**WHAT YOU ARE ASKED TO DO**: Where the word "tcarry" occurs in a line of the listing below, copy that line.

........

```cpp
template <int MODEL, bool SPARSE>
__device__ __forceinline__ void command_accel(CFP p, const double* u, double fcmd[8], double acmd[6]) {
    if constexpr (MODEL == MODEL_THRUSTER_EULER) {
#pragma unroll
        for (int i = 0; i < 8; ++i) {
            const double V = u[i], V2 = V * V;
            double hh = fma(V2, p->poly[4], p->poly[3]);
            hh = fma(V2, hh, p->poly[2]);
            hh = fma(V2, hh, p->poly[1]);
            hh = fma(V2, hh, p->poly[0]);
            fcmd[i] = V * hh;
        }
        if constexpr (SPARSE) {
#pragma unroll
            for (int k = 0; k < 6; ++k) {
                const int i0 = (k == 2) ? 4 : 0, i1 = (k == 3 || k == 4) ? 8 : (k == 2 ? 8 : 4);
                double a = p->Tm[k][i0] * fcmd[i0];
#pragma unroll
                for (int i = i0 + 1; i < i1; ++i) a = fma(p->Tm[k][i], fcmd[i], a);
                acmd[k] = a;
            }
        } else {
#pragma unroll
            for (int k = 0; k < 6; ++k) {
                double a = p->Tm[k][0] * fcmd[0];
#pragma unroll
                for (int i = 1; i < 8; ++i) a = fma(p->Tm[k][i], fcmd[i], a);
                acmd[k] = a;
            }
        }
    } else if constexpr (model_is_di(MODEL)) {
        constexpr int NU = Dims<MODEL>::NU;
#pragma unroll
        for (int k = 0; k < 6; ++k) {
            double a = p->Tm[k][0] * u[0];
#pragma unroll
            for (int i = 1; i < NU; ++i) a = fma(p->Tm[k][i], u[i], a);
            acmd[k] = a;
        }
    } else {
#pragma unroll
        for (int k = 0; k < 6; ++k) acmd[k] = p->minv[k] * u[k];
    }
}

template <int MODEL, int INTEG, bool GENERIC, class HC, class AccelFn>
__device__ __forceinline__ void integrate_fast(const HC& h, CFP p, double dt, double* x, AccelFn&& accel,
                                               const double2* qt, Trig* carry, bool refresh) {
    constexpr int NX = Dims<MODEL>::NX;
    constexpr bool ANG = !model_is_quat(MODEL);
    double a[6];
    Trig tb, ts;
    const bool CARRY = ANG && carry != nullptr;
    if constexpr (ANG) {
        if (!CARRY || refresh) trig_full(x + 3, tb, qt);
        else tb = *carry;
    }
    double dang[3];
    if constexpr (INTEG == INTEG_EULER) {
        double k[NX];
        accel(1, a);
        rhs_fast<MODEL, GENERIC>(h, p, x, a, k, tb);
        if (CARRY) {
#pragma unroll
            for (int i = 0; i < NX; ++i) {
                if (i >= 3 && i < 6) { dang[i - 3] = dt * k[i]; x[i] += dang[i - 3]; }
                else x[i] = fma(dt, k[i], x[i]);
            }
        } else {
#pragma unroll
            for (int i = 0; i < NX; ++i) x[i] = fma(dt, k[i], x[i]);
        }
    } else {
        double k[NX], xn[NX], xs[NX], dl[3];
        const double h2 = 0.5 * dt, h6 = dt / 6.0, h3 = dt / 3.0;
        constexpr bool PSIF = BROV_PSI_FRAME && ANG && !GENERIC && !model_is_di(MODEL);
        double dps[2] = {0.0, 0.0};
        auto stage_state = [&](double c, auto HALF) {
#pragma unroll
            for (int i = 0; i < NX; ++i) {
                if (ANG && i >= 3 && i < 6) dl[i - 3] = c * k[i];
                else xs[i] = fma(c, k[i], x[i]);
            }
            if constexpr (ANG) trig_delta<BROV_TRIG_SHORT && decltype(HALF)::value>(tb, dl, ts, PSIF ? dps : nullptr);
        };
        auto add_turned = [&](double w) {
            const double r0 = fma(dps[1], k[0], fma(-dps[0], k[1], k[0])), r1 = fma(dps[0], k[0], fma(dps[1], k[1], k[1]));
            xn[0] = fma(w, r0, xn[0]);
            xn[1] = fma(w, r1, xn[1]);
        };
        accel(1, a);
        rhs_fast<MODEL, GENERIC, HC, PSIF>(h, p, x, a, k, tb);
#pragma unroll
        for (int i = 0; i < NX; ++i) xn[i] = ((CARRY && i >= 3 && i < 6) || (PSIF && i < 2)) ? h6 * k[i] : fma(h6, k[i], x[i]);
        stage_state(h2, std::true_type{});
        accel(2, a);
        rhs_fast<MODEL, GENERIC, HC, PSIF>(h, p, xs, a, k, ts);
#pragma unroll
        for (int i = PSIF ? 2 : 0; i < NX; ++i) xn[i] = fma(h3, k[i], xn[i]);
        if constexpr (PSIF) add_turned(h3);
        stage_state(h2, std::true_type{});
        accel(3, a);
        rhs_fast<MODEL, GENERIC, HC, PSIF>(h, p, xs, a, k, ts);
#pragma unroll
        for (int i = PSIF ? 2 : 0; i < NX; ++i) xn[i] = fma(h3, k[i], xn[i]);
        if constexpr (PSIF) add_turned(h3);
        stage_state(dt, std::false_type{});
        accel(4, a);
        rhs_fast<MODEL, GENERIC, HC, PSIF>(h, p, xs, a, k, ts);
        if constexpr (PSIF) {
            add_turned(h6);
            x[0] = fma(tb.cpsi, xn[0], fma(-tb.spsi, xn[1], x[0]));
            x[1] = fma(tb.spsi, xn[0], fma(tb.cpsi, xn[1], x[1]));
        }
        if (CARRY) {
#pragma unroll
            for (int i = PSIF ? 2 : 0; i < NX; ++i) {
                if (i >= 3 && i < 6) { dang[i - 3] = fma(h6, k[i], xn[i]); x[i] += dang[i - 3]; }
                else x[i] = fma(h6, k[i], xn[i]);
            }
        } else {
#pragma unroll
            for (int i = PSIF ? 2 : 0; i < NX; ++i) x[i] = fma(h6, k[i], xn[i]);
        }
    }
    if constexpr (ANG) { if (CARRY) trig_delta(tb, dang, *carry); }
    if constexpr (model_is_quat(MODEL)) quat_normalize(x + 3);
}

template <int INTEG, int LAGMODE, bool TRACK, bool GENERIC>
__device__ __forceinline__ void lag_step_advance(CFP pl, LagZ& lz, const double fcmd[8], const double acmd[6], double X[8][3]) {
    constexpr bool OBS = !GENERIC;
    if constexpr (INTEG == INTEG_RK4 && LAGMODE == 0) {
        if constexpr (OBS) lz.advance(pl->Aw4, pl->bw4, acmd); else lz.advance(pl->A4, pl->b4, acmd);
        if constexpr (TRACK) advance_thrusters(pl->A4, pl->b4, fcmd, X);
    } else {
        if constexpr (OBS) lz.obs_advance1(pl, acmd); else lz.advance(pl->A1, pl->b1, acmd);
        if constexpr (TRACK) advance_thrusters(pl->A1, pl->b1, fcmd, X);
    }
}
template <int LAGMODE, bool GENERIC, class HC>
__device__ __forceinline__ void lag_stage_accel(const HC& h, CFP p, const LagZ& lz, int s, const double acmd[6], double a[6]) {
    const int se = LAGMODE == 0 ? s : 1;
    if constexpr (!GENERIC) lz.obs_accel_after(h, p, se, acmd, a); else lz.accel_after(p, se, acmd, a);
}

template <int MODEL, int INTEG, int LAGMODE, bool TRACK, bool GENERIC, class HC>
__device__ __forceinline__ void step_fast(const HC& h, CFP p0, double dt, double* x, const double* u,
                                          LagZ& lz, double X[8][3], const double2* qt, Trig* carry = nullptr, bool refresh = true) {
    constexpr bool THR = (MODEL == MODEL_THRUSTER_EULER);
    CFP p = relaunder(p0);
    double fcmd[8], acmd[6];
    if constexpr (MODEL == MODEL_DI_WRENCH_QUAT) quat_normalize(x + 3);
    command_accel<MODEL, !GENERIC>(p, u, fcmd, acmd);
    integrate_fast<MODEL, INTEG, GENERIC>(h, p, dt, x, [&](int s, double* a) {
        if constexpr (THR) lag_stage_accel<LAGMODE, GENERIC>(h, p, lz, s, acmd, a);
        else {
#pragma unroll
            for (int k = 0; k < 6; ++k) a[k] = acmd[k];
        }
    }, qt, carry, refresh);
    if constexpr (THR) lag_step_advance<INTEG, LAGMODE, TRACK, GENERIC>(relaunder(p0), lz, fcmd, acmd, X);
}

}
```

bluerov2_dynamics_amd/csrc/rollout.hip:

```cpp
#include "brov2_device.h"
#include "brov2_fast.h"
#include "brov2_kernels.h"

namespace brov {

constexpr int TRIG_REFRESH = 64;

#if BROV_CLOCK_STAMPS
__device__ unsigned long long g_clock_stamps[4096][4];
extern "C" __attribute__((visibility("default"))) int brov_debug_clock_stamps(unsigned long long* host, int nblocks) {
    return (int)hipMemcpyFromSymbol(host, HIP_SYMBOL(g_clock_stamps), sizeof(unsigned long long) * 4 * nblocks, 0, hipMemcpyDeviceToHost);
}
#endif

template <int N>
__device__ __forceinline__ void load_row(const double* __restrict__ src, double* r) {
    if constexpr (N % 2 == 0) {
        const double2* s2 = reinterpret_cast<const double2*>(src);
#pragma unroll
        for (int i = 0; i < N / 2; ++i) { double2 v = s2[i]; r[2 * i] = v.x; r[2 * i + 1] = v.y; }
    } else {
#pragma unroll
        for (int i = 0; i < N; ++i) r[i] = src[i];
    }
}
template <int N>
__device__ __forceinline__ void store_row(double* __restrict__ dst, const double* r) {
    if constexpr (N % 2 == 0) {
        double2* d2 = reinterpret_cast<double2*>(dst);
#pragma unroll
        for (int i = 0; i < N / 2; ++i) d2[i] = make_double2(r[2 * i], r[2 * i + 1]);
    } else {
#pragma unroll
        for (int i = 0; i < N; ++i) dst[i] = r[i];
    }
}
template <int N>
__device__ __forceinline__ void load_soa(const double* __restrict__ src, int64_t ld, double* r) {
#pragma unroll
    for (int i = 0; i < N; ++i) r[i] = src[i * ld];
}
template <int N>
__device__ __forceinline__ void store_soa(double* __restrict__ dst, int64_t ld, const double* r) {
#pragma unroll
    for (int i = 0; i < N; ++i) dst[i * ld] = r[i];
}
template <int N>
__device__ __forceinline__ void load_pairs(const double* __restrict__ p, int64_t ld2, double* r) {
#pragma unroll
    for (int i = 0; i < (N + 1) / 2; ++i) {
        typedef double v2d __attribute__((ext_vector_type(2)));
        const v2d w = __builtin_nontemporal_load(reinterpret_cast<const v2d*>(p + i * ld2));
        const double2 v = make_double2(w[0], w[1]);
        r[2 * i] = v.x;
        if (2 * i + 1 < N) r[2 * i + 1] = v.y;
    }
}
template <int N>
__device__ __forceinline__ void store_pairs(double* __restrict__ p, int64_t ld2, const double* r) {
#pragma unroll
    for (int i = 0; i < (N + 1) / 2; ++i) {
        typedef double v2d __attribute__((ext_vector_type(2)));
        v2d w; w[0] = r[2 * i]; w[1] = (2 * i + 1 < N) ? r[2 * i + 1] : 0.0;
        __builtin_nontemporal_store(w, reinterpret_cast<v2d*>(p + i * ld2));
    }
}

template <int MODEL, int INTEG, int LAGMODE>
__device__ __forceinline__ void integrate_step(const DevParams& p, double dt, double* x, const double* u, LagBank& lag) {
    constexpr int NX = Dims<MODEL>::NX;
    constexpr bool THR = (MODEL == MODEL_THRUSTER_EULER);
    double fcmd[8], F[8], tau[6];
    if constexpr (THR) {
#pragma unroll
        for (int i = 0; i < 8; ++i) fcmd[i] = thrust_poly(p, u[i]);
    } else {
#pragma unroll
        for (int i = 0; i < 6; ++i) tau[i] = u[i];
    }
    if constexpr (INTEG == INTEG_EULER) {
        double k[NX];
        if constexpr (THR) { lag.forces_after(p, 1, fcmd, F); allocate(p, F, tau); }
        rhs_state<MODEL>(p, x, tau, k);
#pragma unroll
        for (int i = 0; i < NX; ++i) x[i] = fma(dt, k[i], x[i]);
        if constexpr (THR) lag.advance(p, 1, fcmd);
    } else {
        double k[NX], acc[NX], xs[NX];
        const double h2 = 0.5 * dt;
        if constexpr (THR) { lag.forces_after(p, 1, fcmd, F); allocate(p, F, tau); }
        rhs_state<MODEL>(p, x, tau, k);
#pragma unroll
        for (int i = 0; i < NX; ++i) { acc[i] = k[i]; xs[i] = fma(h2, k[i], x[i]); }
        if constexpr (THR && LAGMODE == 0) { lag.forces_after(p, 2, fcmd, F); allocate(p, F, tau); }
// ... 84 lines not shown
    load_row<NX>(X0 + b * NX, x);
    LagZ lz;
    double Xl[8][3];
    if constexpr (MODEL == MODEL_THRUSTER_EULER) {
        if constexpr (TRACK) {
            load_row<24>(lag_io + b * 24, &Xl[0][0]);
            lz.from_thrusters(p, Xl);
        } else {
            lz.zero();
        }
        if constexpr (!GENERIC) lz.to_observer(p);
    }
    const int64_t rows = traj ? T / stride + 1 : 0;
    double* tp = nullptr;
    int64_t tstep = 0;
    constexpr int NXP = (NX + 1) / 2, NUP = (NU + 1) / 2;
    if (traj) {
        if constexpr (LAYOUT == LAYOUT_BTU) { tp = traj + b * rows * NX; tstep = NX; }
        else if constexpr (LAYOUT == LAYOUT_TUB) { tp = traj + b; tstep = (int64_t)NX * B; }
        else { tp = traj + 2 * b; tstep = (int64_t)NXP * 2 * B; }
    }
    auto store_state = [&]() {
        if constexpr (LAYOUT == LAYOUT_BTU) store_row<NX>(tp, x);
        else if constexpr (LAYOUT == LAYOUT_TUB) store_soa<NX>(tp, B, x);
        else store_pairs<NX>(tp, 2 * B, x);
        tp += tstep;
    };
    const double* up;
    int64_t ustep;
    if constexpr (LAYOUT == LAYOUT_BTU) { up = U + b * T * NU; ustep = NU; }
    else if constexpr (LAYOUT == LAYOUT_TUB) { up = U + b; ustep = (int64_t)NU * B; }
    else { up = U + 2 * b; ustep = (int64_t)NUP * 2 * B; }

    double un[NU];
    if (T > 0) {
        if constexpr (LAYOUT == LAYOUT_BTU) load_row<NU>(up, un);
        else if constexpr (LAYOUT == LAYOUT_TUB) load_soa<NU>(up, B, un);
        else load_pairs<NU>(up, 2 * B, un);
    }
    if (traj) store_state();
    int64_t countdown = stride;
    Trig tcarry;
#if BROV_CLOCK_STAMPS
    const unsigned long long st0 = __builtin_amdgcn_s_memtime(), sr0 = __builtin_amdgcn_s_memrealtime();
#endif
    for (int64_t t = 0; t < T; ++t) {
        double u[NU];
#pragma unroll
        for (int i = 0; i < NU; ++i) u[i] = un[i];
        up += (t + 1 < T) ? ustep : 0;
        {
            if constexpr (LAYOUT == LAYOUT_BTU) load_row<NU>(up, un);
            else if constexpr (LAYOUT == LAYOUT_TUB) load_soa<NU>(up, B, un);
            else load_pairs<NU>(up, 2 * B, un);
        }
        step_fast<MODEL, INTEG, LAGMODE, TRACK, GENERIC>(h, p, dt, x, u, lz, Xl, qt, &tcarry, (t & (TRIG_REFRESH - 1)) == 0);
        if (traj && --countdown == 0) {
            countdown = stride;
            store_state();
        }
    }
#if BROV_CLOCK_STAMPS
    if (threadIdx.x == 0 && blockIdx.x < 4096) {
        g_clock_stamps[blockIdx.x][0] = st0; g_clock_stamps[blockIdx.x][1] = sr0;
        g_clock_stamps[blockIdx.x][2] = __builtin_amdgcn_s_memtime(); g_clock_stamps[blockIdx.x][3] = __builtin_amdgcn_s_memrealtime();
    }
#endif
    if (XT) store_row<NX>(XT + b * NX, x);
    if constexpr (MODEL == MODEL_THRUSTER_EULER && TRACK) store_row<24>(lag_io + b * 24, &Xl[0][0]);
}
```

........

**WRITTEN SOLUTION**:
    Trig tcarry;
        step_fast<MODEL, INTEG, LAGMODE, TRACK, GENERIC>(h, p, dt, x, u, lz, Xl, qt, &tcarry, (t & (TRIG_REFRESH - 1)) == 0);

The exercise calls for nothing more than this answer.